_What the task requires_:
Look through the material below and say how many of its lines carry the string "ProfScope". Only the number should be given.

---

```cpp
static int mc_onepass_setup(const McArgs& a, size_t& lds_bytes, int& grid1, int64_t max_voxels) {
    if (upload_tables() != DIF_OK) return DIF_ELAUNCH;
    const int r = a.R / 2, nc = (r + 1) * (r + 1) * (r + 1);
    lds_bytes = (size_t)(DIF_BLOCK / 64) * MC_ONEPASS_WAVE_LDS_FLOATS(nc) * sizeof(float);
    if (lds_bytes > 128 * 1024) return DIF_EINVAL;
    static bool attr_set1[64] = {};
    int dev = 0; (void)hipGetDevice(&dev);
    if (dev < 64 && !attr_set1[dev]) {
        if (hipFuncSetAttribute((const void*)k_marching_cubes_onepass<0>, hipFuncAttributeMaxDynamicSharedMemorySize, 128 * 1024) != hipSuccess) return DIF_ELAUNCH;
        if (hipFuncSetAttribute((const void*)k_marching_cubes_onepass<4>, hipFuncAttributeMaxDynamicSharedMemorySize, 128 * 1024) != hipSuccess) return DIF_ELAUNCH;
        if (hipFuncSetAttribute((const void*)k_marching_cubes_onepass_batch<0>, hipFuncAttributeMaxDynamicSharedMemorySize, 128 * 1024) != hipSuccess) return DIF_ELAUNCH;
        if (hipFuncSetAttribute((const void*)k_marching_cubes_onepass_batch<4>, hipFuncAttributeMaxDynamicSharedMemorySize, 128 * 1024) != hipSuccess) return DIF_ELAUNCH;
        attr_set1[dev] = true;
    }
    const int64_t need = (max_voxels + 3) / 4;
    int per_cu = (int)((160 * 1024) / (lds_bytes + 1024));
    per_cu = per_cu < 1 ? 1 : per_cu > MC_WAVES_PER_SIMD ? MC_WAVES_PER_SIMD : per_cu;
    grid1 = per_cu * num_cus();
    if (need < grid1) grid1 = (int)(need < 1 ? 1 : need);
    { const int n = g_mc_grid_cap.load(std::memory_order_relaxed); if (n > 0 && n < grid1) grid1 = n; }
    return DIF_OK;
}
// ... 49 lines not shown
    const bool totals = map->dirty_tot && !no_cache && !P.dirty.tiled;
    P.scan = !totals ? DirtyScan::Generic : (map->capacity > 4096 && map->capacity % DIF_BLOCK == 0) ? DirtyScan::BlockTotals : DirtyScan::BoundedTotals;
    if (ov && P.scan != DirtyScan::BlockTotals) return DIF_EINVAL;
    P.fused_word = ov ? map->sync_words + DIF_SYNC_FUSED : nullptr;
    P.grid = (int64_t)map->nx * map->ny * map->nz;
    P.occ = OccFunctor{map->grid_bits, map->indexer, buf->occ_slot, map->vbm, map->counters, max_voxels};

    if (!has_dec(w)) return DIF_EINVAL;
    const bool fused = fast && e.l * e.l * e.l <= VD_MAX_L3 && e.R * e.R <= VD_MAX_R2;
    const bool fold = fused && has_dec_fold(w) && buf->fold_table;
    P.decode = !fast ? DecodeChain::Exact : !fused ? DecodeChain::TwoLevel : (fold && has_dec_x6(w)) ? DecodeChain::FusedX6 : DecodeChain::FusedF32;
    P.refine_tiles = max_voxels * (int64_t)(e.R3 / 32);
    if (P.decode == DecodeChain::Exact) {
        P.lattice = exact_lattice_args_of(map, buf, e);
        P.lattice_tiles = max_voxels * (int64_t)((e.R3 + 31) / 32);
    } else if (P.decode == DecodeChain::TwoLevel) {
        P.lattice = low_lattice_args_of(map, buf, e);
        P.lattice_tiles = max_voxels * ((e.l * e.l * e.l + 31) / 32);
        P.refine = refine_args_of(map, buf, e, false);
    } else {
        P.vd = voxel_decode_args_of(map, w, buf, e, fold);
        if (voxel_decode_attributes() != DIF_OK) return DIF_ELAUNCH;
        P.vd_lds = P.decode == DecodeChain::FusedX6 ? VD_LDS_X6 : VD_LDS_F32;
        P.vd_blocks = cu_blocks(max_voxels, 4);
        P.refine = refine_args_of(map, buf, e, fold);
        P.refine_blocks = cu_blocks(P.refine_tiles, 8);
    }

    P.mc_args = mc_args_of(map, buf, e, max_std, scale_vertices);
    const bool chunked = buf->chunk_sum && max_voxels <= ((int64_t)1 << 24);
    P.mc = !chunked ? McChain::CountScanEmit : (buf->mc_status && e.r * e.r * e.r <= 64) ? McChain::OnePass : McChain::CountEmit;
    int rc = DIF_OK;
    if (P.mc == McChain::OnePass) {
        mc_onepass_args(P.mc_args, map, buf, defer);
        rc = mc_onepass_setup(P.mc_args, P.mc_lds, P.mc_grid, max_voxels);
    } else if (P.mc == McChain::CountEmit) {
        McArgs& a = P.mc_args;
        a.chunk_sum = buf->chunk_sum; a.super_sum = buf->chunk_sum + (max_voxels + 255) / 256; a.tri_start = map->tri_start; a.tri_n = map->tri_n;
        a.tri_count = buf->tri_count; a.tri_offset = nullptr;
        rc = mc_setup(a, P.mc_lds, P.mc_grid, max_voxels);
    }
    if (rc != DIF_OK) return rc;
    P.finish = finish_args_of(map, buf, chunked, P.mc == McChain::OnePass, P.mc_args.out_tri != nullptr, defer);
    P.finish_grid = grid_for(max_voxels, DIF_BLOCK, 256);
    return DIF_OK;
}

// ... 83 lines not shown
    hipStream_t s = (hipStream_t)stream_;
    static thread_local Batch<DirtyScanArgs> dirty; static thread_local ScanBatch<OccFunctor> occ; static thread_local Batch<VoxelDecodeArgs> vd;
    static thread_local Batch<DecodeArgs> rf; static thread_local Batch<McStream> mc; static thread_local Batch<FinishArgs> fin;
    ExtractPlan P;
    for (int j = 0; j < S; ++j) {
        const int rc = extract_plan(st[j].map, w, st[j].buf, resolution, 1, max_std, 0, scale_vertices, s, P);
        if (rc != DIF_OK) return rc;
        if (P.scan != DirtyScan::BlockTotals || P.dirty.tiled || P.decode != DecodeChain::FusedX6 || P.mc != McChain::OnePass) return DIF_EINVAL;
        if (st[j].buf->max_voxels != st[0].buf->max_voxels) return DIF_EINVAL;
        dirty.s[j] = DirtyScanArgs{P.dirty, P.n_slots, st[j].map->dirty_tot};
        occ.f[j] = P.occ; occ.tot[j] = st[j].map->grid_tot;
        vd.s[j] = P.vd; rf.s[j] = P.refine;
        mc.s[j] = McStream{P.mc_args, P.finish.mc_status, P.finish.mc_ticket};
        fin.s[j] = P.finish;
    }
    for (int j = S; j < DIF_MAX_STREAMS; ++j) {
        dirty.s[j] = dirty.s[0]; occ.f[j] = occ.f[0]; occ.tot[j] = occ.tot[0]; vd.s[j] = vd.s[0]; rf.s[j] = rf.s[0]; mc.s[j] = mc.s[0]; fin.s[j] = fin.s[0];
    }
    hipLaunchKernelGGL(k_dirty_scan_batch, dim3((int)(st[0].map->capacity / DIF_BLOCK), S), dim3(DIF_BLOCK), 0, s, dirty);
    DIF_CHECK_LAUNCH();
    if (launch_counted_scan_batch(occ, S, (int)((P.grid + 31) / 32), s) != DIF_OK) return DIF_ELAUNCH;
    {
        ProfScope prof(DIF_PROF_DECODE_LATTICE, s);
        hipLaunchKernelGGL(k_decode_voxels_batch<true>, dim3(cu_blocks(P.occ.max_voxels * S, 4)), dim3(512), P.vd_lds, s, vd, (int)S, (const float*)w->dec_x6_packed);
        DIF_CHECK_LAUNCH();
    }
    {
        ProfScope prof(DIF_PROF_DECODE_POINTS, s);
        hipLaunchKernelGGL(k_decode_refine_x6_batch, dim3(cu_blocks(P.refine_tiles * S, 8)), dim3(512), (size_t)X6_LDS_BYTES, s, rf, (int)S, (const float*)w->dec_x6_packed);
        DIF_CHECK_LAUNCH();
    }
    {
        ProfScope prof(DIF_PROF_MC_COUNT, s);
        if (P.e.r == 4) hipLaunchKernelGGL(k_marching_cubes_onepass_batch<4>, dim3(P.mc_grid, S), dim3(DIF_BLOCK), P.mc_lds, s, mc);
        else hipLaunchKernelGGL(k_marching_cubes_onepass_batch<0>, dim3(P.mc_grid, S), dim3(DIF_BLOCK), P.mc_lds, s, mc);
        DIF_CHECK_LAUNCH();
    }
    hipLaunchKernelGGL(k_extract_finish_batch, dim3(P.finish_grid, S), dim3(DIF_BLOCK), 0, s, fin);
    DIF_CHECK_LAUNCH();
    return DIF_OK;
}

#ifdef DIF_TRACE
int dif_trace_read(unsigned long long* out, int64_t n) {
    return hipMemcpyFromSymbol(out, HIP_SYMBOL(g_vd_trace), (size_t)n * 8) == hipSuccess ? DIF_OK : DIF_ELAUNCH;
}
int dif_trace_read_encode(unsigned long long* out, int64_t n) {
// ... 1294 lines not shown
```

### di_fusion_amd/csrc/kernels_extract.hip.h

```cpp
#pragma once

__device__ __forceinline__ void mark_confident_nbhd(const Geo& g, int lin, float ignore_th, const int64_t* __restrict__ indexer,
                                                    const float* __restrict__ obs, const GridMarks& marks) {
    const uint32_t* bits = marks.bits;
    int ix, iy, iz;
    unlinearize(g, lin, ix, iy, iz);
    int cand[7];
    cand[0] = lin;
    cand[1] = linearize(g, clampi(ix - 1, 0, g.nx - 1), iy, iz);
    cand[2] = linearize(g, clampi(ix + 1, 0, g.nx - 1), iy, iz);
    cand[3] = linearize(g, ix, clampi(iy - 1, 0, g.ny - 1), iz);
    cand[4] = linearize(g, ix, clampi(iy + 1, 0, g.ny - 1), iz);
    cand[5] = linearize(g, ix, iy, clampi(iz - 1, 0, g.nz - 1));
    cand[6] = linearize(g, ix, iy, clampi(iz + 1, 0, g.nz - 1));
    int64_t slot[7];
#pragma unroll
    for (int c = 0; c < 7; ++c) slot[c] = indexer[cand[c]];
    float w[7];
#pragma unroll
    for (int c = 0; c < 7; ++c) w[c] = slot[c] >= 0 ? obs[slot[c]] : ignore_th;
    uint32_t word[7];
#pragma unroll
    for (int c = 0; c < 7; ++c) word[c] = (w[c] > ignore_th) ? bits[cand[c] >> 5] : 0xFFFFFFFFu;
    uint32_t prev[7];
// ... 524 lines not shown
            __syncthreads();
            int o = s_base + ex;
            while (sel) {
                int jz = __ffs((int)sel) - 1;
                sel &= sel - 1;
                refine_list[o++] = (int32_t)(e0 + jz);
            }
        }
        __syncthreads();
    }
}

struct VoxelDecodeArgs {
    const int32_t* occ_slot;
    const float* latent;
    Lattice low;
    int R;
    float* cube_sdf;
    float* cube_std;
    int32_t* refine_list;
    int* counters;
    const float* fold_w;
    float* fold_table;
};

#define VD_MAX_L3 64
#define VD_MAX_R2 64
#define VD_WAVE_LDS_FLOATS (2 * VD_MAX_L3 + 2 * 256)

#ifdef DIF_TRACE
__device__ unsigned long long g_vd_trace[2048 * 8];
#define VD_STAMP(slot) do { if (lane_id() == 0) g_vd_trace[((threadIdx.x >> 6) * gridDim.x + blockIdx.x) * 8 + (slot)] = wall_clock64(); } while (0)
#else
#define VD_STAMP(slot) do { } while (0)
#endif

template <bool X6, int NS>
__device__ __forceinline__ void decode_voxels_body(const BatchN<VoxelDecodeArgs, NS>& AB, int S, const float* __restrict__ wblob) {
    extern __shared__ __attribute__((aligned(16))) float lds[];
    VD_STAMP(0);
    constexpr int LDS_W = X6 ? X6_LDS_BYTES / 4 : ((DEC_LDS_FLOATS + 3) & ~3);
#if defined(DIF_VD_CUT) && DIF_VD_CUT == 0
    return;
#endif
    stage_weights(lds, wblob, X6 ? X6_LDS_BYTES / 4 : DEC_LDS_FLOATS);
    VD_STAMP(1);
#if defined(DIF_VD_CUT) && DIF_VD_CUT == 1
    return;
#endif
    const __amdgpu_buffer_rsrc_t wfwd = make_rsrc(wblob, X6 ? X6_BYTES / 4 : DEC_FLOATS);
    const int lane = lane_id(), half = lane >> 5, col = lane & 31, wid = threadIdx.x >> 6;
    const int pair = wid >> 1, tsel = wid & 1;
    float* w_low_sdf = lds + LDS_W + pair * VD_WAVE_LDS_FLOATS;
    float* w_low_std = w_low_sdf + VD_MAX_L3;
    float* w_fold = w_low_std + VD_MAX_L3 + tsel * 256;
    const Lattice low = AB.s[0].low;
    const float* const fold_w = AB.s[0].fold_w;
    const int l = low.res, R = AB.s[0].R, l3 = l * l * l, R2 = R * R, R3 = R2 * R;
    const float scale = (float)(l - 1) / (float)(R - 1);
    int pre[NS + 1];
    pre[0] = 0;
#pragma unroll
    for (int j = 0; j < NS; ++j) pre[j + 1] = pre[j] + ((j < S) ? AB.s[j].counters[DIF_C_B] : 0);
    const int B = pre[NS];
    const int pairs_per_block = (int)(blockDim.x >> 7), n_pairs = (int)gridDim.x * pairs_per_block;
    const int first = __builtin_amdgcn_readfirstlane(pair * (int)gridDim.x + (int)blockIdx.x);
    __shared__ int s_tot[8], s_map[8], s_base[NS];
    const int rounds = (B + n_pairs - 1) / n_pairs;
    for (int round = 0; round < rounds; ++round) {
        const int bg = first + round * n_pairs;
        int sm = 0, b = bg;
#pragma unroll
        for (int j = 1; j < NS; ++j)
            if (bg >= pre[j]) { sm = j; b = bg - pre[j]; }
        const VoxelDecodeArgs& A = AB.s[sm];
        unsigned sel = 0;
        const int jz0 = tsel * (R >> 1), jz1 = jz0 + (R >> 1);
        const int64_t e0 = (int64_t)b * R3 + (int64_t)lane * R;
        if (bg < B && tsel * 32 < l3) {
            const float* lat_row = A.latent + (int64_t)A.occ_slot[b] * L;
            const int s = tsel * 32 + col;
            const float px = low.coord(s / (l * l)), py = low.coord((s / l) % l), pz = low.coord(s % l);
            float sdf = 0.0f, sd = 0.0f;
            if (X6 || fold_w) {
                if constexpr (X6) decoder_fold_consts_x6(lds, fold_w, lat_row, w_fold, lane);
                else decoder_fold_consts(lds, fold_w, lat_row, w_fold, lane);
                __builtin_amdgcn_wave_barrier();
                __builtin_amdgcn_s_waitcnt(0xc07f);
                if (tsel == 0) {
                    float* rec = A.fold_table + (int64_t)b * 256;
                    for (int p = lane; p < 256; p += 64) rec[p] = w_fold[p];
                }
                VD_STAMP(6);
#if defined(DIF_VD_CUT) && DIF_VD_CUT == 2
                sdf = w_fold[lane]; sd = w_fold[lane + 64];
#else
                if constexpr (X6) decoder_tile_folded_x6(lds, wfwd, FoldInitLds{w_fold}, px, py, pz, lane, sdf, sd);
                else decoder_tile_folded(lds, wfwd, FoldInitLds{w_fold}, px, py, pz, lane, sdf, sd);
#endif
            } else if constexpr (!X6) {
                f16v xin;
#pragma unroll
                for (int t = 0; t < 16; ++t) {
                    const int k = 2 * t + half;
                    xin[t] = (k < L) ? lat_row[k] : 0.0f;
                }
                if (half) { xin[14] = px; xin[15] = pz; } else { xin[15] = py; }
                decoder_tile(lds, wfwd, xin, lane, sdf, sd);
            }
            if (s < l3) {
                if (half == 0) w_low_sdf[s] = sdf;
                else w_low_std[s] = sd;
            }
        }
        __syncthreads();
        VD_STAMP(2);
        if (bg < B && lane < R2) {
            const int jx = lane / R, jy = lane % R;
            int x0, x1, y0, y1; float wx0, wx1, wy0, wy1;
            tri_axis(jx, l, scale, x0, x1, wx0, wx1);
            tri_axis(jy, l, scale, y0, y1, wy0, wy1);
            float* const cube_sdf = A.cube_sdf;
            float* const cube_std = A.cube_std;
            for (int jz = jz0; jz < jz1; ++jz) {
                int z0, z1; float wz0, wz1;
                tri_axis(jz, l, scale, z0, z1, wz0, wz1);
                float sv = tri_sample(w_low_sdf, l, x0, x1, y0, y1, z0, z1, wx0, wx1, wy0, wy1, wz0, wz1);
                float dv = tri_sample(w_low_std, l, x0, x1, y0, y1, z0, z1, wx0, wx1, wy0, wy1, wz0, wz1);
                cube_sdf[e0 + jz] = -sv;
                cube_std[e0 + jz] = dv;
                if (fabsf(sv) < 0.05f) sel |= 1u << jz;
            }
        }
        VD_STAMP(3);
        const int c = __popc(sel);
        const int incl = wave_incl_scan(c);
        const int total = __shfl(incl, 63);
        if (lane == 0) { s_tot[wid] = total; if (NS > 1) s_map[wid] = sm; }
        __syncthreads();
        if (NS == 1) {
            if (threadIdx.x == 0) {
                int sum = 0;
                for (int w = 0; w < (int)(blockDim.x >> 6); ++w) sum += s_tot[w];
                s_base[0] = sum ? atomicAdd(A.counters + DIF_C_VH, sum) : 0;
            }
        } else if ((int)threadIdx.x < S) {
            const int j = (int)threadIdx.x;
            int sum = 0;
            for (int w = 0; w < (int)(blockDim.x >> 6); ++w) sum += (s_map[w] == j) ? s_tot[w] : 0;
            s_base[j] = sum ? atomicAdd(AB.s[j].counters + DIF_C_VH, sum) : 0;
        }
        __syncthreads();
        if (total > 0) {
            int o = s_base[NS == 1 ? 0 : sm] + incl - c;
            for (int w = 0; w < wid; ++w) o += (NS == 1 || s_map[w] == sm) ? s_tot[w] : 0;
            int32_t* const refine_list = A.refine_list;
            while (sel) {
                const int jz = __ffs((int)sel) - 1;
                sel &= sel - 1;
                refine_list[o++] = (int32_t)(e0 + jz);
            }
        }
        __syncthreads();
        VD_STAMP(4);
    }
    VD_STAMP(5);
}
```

---

_Response to the exercise_:
3